As the internet of things becomes a major industry, consider the implications of an IoT without encryption. Your neighbour accessing your thermostat and turning your heating on while at work to cost you money. A sexual predator using an internet or wi-fi connected video baby monitor to watch & talk to your child in their bedroom. A stalker connecting remotely to your home CCTV system. The list of problems & threats is huge & encryption means that such data can pass over the internet from your home to your device, without any man in the middle or third parties accessing the feeds. This kind of stuff needs discussing to balance the governments insistence on having access to everything.

Imagine you send a photo of your children to a family member, and those photos are intercepted & distributed online among child abusers – the very thought would send chills down your spine & invoke outrage. We trust that information between each other is secure & that no third parties can listen in, including governments. There are thousands of strong arguments in favour of strong encryption & very few strong arguments against.
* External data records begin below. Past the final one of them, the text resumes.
class AgentGroup:

    def __init__(self, n_sets, num_states, num_actions, config, device=None, hidd_mult=1, seed=None, high_bound=None):
        c = config
        self.config, self.device, self.n_sets = c, _dev(device), int(n_sets)
        if (c.critic_layer1_size, c.critic_layer2_size) != (c.actor_layer1_size, c.actor_layer2_size):
            raise _hip.AvdError("actor and critic layer1/layer2 sizes must match (reference defaults do)")
        self.dims = params.Dims(num_states, num_actions, int(c.actor_layer1_size * hidd_mult),
                                int(c.actor_layer2_size * hidd_mult), int(c.critic_act_layer_size * hidd_mult))
        H1p, H2p, Hap = params.padded_widths(self.dims.H1, self.dims.H2, self.dims.Ha)
        self.lay = _hip.make_layout(num_states, num_actions, H1p, H2p, Hap, c.batch_size)
        self.high = float(c.action_high if high_bound is None else high_bound)
        f32 = dict(dtype=torch.float32, device=self.device)
        n, T, S = self.n_sets, self.lay.theta_size, self.lay.stats_size
        self.theta = torch.zeros(n, T, **f32)
        self.stats = torch.zeros(n, S, **f32)
        self.theta_t = torch.zeros(n, T, **f32)
        self.stats_t = torch.zeros(n, S, **f32)
        self.m = torch.zeros(n, T, **f32)
        self.v = torch.zeros(n, T, **f32)
        self.step = torch.zeros(n, dtype=torch.int32, device=self.device)
        self._layp = C.byref(self.lay)
        rs = np.random.RandomState(c.random_seed if seed is None else seed)
        th, st = params.init_weights(self.lay, rs, nominal=(c.actor_layer1_size, c.actor_layer2_size), dims=self.dims)
        self.theta.copy_(torch.from_numpy(th).to(self.device).expand(n, T))
        self.stats.copy_(torch.from_numpy(st).to(self.device).expand(n, S))
        self.theta_t.copy_(self.theta)
        self.stats_t.copy_(self.stats)

    def actor(self, states, set_mod, x_stride=None, out=None, target=False, run_if_nonzero=None):
        n_agents = states.shape[0]
        x_stride = states.shape[-1] if x_stride is None else x_stride
        shape = (n_agents,) if self.lay.A == 1 else (n_agents, self.lay.A)
        out = torch.empty(*shape, dtype=torch.float32, device=self.device) if out is None else out
        th, st = (self.theta_t, self.stats_t) if target else (self.theta, self.stats)
        if run_if_nonzero is not None:
            call("avd_actor_forward_cond_f32", self._layp, n_agents, set_mod, ptr(th), ptr(st), ptr(states), x_stride,
                 self.high, ptr(out), ptr(run_if_nonzero), stream_handle())
        else:
            call("avd_actor_forward_f32", self._layp, n_agents, set_mod, ptr(th), ptr(st), ptr(states), x_stride,
                 self.high, ptr(out), stream_handle())
        return out

    def actor_set(self, states, n_agents, x_stride=None, out=None, run_if_nonzero=None):
        x_stride = states.shape[-1] if x_stride is None else x_stride
        out = torch.empty(n_agents, dtype=torch.float32, device=self.device) if out is None else out
        call("avd_actor_forward_set_f32", self._layp, n_agents, self.n_sets, ptr(self.theta), ptr(self.stats), ptr(states), x_stride,
             self.high, ptr(out), ptr(run_if_nonzero), stream_handle())
        return out

    def critic(self, states, actions, set_mod, x_stride=None, out=None, target=False):
        n_agents = states.shape[0]
        x_stride = states.shape[-1] if x_stride is None else x_stride
        shape = (n_agents,) if self.lay.A == 1 else (n_agents, self.lay.A)
        out = torch.empty(*shape, dtype=torch.float32, device=self.device) if out is None else out
        th, st = (self.theta_t, self.stats_t) if target else (self.theta, self.stats)
        call("avd_critic_forward_f32", self._layp, n_agents, set_mod, ptr(th), ptr(st), ptr(states), x_stride,
             ptr(actions), ptr(out), stream_handle())
        return out

    def learn(self, s, a, r, s2, set_mod, grads=None, losses=None):
        n_agents = s.shape[0]
        if grads is None:
            grads = torch.empty(n_agents, self.lay.theta_size, dtype=torch.float32, device=self.device)
        call("avd_learn_f32", self._layp, n_agents, set_mod, ptr(self.theta), ptr(self.stats), ptr(self.theta_t),
             ptr(self.stats_t), ptr(s), ptr(a), ptr(r), ptr(s2), self.config.gamma, self.high, ptr(grads),
             ptr(losses), stream_handle())
        return grads

    def learn_shared(self, s, a, r, s2, n_agents, grads=None, losses=None, row_weight=None):
        import ctypes
        if grads is None:
            grads = torch.empty(self.n_sets, self.lay.theta_size, dtype=torch.float32, device=self.device)
        need = ctypes.c_size_t(0)
        call("avd_learn_shared_workspace", self._layp, n_agents, self.n_sets, ctypes.byref(need))
        ws = getattr(self, "_wide_ws", None)
        if ws is None or ws.numel() < need.value:
            ws = self._wide_ws = torch.empty(need.value, dtype=torch.uint8, device=self.device)
        call("avd_learn_shared_bf16", self._layp, n_agents, self.n_sets, ptr(self.theta), ptr(self.stats),
             ptr(self.theta_t), ptr(self.stats_t), ptr(s), ptr(a), ptr(r), ptr(s2), ptr(row_weight), self.config.gamma,
             self.high, ptr(grads), ptr(losses), ptr(ws), ws.numel(), stream_handle())
        return grads

    def learn_set_fused(self, s, a, r, s2, n_agents, grads=None, losses=None, agent_weight=None, split=False, phase=None):
        import ctypes
        self._check_agent_major(s, a, r, s2, n_agents, agent_weight)
        if grads is None:
            grads = torch.empty(self.n_sets, self.lay.theta_size, dtype=torch.float32, device=self.device)
        wsf, fn, attr = (("avd_learn_set_split_workspace", "avd_learn_set_split_f16x3", "_fsplit_ws") if split else
                         ("avd_learn_set_fused_workspace", "avd_learn_set_fused_bf16", "_fset_ws"))
        need = ctypes.c_size_t(0)
        call(wsf, self._layp, n_agents, self.n_sets, ctypes.byref(need))
        ws = getattr(self, attr, None)
        if ws is None or ws.numel() < need.value:
            ws = torch.empty(need.value, dtype=torch.uint8, device=self.device)
            setattr(self, attr, ws)
        if phase is not None and not split:
            raise _hip.AvdError("phase= needs split=True (csrc/fsplit.hip)")
        if phase == "actor":
            call("avd_learn_set_split_actor", self._layp, n_agents, self.n_sets, ptr(self.theta), ptr(self.stats), ptr(s), self.high,
                 ptr(grads), ptr(ws), ws.numel(), stream_handle())
            return grads
        if phase not in (None, "critic"):
            raise _hip.AvdError(f"phase={phase!r}")
        call("avd_learn_set_split_critic" if phase == "critic" else fn, self._layp, n_agents, self.n_sets, ptr(self.theta), ptr(self.stats),
             ptr(self.theta_t), ptr(self.stats_t), ptr(s), ptr(a), ptr(r), ptr(s2), ptr(agent_weight), self.config.gamma, self.high,
             ptr(grads), ptr(losses), ptr(ws), ws.numel(), stream_handle())
        return grads

    def learn_set_split(self, s, a, r, s2, n_agents, grads=None, losses=None, agent_weight=None):
        return self.learn_set_fused(s, a, r, s2, n_agents, grads=grads, losses=losses, agent_weight=agent_weight, split=True)

    def _check_agent_major(self, s, a, r, s2, n_agents, agent_weight):
        lay = self.lay
        want = {"s": (n_agents, lay.B, lay.S), "s2": (n_agents, lay.B, lay.S), "r": (n_agents, lay.B)}
        for name, x in (("s", s), ("s2", s2), ("r", r)):
            if tuple(x.shape) != want[name] or x.dtype != torch.float32 or not x.is_contiguous():
                raise _hip.AvdError(f"set learner: {name} must be contiguous float32 {want[name]} (agent-major), got "
                                    f"{tuple(x.shape)} {x.dtype} contiguous={x.is_contiguous()}")
        if a.numel() != n_agents * lay.B * lay.A or a.dtype != torch.float32 or not a.is_contiguous() or a.shape[0] != n_agents:
            raise _hip.AvdError(f"set learner: a must be contiguous float32 [{n_agents}, {lay.B}(, {lay.A})], got {tuple(a.shape)} {a.dtype}")
        if n_agents <= 0 or n_agents % self.n_sets:
            raise _hip.AvdError(f"set learner: n_agents={n_agents} is not a multiple of n_sets={self.n_sets}")
        if agent_weight is not None and (agent_weight.numel() != n_agents or agent_weight.dtype != torch.float32
                                         or not agent_weight.is_contiguous()):
            raise _hip.AvdError(f"set learner: agent_weight must be contiguous float32 [{n_agents}]")

    def actor_shared(self, states_set_major, n_agents, out=None):
        import ctypes
        rows = n_agents // self.n_sets
        if out is None:
            out = torch.empty(self.n_sets, rows, dtype=torch.float32, device=self.device)
        need = ctypes.c_size_t(0)
        call("avd_actor_forward_shared_workspace", self._layp, n_agents, self.n_sets, ctypes.byref(need))
        ws = getattr(self, "_wide_act_ws", None)
        if ws is None or ws.numel() < need.value:
            ws = self._wide_act_ws = torch.empty(need.value, dtype=torch.uint8, device=self.device)
        call("avd_actor_forward_shared_bf16", self._layp, n_agents, self.n_sets, ptr(self.theta), ptr(self.stats),
             ptr(states_set_major), self.high, ptr(out), ptr(ws), ws.numel(), stream_handle())
        return out

    def apply(self, grads, guarded=False):
        c = self.config
        self.step += 1
        if guarded:
            if getattr(self, "nonfinite_skipped", None) is None:
                self.nonfinite_skipped = torch.zeros(1, dtype=torch.int32, device=self.device)
            call("avd_adam_polyak_guarded_f32", self._layp, self.n_sets, ptr(self.theta), ptr(self.stats), ptr(self.theta_t),
                 ptr(self.stats_t), ptr(self.m), ptr(self.v), ptr(grads), ptr(self.step), c.actor_lr, c.critic_lr,
                 float(c.tau), ptr(self.nonfinite_skipped), stream_handle())
            return
        call("avd_adam_polyak_f32", self._layp, self.n_sets, ptr(self.theta), ptr(self.stats), ptr(self.theta_t),
             ptr(self.stats_t), ptr(self.m), ptr(self.v), ptr(grads), ptr(self.step), c.actor_lr, c.critic_lr,
             float(c.tau), stream_handle())

    def apply_intra(self, grads, P, M, weights=None, lead_skip=False, lo=0, hi=None, stream=None, advance=True):
        c = self.config
        hi = P if hi is None else hi
        if self.n_sets != P * M:
            raise _hip.AvdError("apply_intra needs one weight set per agent (P * M sets)")
        if advance:
            if stream is None:
                self.step.view(P, M)[lo:hi, (1 if lead_skip else 0):] += 1
            else:
                with torch.cuda.stream(stream):
                    self.step.view(P, M)[lo:hi, (1 if lead_skip else 0):] += 1
        a, b = lo * M, hi * M
        call("avd_adam_polyak_intra_f32", self._layp, hi - lo, M, 1 if lead_skip else 0, ptr(self.theta[a:b]), ptr(self.stats[a:b]),
             ptr(self.theta_t[a:b]), ptr(self.stats_t[a:b]), ptr(self.m[a:b]), ptr(self.v[a:b]), ptr(grads[a:b]), ptr(self.step[a:b]),
             ptr(None if weights is None else weights.reshape(-1)[a:b]), c.actor_lr, c.critic_lr, float(c.tau),
             stream_handle() if stream is None else _hip.C.c_void_p(stream.cuda_stream))

    def learn_apply_intra(self, s, a, r, s2, grads, P, M, losses=None, chunks=8, weights=None, lead_skip=False, timers=None):
        main = torch.cuda.current_stream()
        if getattr(self, "_side", None) is None:
            self._side = torch.cuda.Stream(device=self.device)
        side = self._side
        c = self.config
        chunks = max(1, min(chunks, P))
        bounds = [(P * i) // chunks for i in range(chunks + 1)]
        T = lambda: torch.cuda.Event(enable_timing=timers is not None)
        self.step.view(P, M)[:, (1 if lead_skip else 0):] += 1
        for i in range(chunks):
            lo, hi = bounds[i] * M, bounds[i + 1] * M
            if hi == lo:
                continue
            t0, t1 = T(), T()
            if timers is not None:
                t0.record(main)
            call("avd_learn_f32", self._layp, hi - lo, 0, ptr(self.theta[lo:hi]), ptr(self.stats[lo:hi]), ptr(self.theta_t[lo:hi]),
                 ptr(self.stats_t[lo:hi]), ptr(s[lo:hi]), ptr(a[lo:hi]), ptr(r[lo:hi]), ptr(s2[lo:hi]), c.gamma, self.high,
                 ptr(grads[lo:hi]), ptr(losses[lo:hi]) if losses is not None else None, _hip.C.c_void_p(main.cuda_stream))
            t1.record(main)
            side.wait_event(t1)
            u0, u1 = T(), T()
            if timers is not None:
                u0.record(side)
            self.apply_intra(grads, P, M, weights=weights, lead_skip=lead_skip, lo=bounds[i], hi=bounds[i + 1], stream=side, advance=False)
            if timers is not None:
                u1.record(side)
                timers.setdefault("learn", []).append((t0, t1))
                timers.setdefault("update", []).append((u0, u1))
        done = torch.cuda.Event()
        done.record(side)
        main.wait_event(done)

    def learn_update(self, s, a, r, s2, grads, losses=None, next_states=None, x_stride=None, next_actions=None):
        n = self.n_sets
        if s.shape[0] != n:
            raise _hip.AvdError("learn_update needs one weight set per agent (set_mod == 0)")
        if getattr(self, "theta_alt", None) is None:
            self.theta_alt = self.theta.clone()
        c = self.config
        self.step += 1
        args = (self._layp, n, ptr(self.theta), ptr(self.stats), ptr(self.theta_alt), ptr(self.theta_t), ptr(self.stats_t),
                ptr(self.m), ptr(self.v), ptr(self.step), ptr(s), ptr(a), ptr(r), ptr(s2), c.gamma, self.high, c.actor_lr,
                c.critic_lr, float(c.tau), ptr(grads), ptr(losses))
        if next_actions is not None:
            if self.lay.A != 1:
                raise _hip.AvdError("next-action epilogue: A == 1 only")
            xs = next_states.shape[-1] if x_stride is None else x_stride
            call("avd_learn_update_act_f32", *args, ptr(next_states), xs, ptr(next_actions), stream_handle())
        else:
            call("avd_learn_update_f32", *args, stream_handle())
        self.theta, self.theta_alt = self.theta_alt, self.theta

    def learn_apply(self, s, a, r, s2, grads, losses=None, chunks=4, timers=None):
        n = self.n_sets
        if s.shape[0] != n:
            raise _hip.AvdError("learn_apply needs one weight set per agent (set_mod == 0)")
        main = torch.cuda.current_stream()
        if getattr(self, "_side", None) is None:
            self._side = torch.cuda.Stream(device=self.device)
        side = self._side
        c = self.config
        self.step += 1
        chunks = max(1, min(chunks, n))
        bounds = [(n * i) // chunks for i in range(chunks + 1)]
        T = lambda: torch.cuda.Event(enable_timing=timers is not None)
        for i in range(chunks):
            lo, hi = bounds[i], bounds[i + 1]
            if hi == lo:
                continue
            t0, t1 = T(), T()
            if timers is not None:
                t0.record(main)
            call("avd_learn_f32", self._layp, hi - lo, 0, ptr(self.theta[lo:hi]), ptr(self.stats[lo:hi]),
                 ptr(self.theta_t[lo:hi]), ptr(self.stats_t[lo:hi]), ptr(s[lo:hi]), ptr(a[lo:hi]), ptr(r[lo:hi]),
                 ptr(s2[lo:hi]), c.gamma, self.high, ptr(grads[lo:hi]), ptr(losses[lo:hi]) if losses is not None else None,
                 _hip.C.c_void_p(main.cuda_stream))
            t1.record(main)
            side.wait_event(t1)
            u0, u1 = T(), T()
            if timers is not None:
                u0.record(side)
            call("avd_adam_polyak_f32", self._layp, hi - lo, ptr(self.theta[lo:hi]), ptr(self.stats[lo:hi]),
                 ptr(self.theta_t[lo:hi]), ptr(self.stats_t[lo:hi]), ptr(self.m[lo:hi]), ptr(self.v[lo:hi]),
                 ptr(grads[lo:hi]), ptr(self.step[lo:hi]), c.actor_lr, c.critic_lr, float(c.tau),
                 _hip.C.c_void_p(side.cuda_stream))
            if timers is not None:
                u1.record(side)
                timers.setdefault("learn", []).append((t0, t1))
                timers.setdefault("update", []).append((u0, u1))
        done = torch.cuda.Event()
        done.record(side)
        main.wait_event(done)

    def get_weights(self, set_idx, which, target=False, trainable_only=False):
        th, st = (self.theta_t, self.stats_t) if target else (self.theta, self.stats)
        return params.unpack(self.lay, th[set_idx].cpu().numpy(), st[set_idx].cpu().numpy(), which, trainable_only,
                             dims=self.dims)

    def set_weights(self, set_idx, which, weights, target=False):
        th, st = (self.theta_t, self.stats_t) if target else (self.theta, self.stats)
        h_th, h_st = th[set_idx].cpu().numpy(), st[set_idx].cpu().numpy()
        params.pack(self.lay, weights, h_th, h_st, which, dims=self.dims)
        th[set_idx].copy_(torch.from_numpy(h_th))
        st[set_idx].copy_(torch.from_numpy(h_st))

    def grads_as_lists(self, grads_row):
        g = grads_row.cpu().numpy()
        dummy = np.zeros(self.lay.stats_size, dtype=np.float32)
        return (params.unpack(self.lay, g, dummy, "critic", trainable_only=True, dims=self.dims),
                params.unpack(self.lay, g, dummy, "actor", trainable_only=True, dims=self.dims))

Another method of interception being discussed freely by MP’s such as Amber Rudd is that of requiring manufacturers of hardware & applications to include back doors into their encrypted apps. This would hopefully give governments free access to accounts while limiting the exposure of  personal information to eavesdroppers and criminals. However a back door into an encrypted system essentially nullifies encryption. If your communications are safe until such a time when someone comes along and reads them through a back door, they aren’t safe at all. Developers spend countless hours securing code & systems against such vulnerabilities, to write one in by default & just bide your time until a criminal cracker (note I’m not using the often incorrect term used by the media of hacker, completely different beast) or questionable regime expose the weakness and they too start reading messages would be madness.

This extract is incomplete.